Politics

British minister to meet President Tsai on Taiwan visit

Beijing, Nov 7 (EFE).- British Trade Minister Greg Hands will be on a two-day visit to Taiwan for the annual bilateral business talks with Taipei during which he will meet President Tsai Ing-wen.

The high-profile trip to commence on Monday comes even as China has warned Western governments against visiting the disputed island that Beijing claims as its territory.
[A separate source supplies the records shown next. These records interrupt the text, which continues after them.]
# LanceZPF/loongx

Hardware: AMD Instinct MI355X
Metric: edited images/s @512x512, 28-step Flux denoise (higher is better)
Workload: dtype bf16

## Files before the change

loongx_amd/csrc/gemm4.h:

```cpp
#pragma once
#include "gemm_common.h"

namespace {

constexpr int G4_STAGE = 256 * BK * 2 + BN * BK * 2;
constexpr int G4_LDS = 2 * G4_STAGE;
constexpr int G4_PLD = 132;
static_assert(G4_LDS <= 160 * 1024 && 4 * 2 * 16 * G4_PLD * 4 <= G4_LDS, "LDS budget / epilogue patches");

#ifdef LX_G4_PROBE
__device__ unsigned long long lx_g4_probe_buf[8192 * 8];
#define G4_STAMP(k) if (threadIdx.x == 0 && blockIdx.x < 8192) { asm volatile("s_waitcnt lgkmcnt(0)" ::: "memory"); lx_g4_probe_buf[blockIdx.x * 8 + (k)] = __builtin_amdgcn_s_memtime(); }
#else
#define G4_STAMP(k)
#endif
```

CNA, the Official Taiwanese news agency, said Hands would co-host the 25th edition of United Kingdom.-Taiwan Trade Talks in Taipei and meet with President Tsai during his two-day stay on the island.

He will be the first UK government representative to travel to the island since the pandemic began.

The two sides conducted the annual talks, first held in 1991, virtually for the past two years due to the pandemic.

Hands will meet Taiwanese Vice Prime Minister Shen Jong-chin and other high-ranking government officials.

“I first visited Taiwan 31 years ago in 1991 and it’s been fantastic to see the growth of this dynamic, vibrant economy. I am thrilled to be the first Trade Minister here post-pandemic and to be celebrating the 25th anniversary of trade talks,” Hands said in a UK government statement.

“Boosting trade with this vital partner is part of the UK’s post-Brexit tilt towards the Indo-Pacific, and closer collaboration will help us future-proof our economy in the decades to come,” he said.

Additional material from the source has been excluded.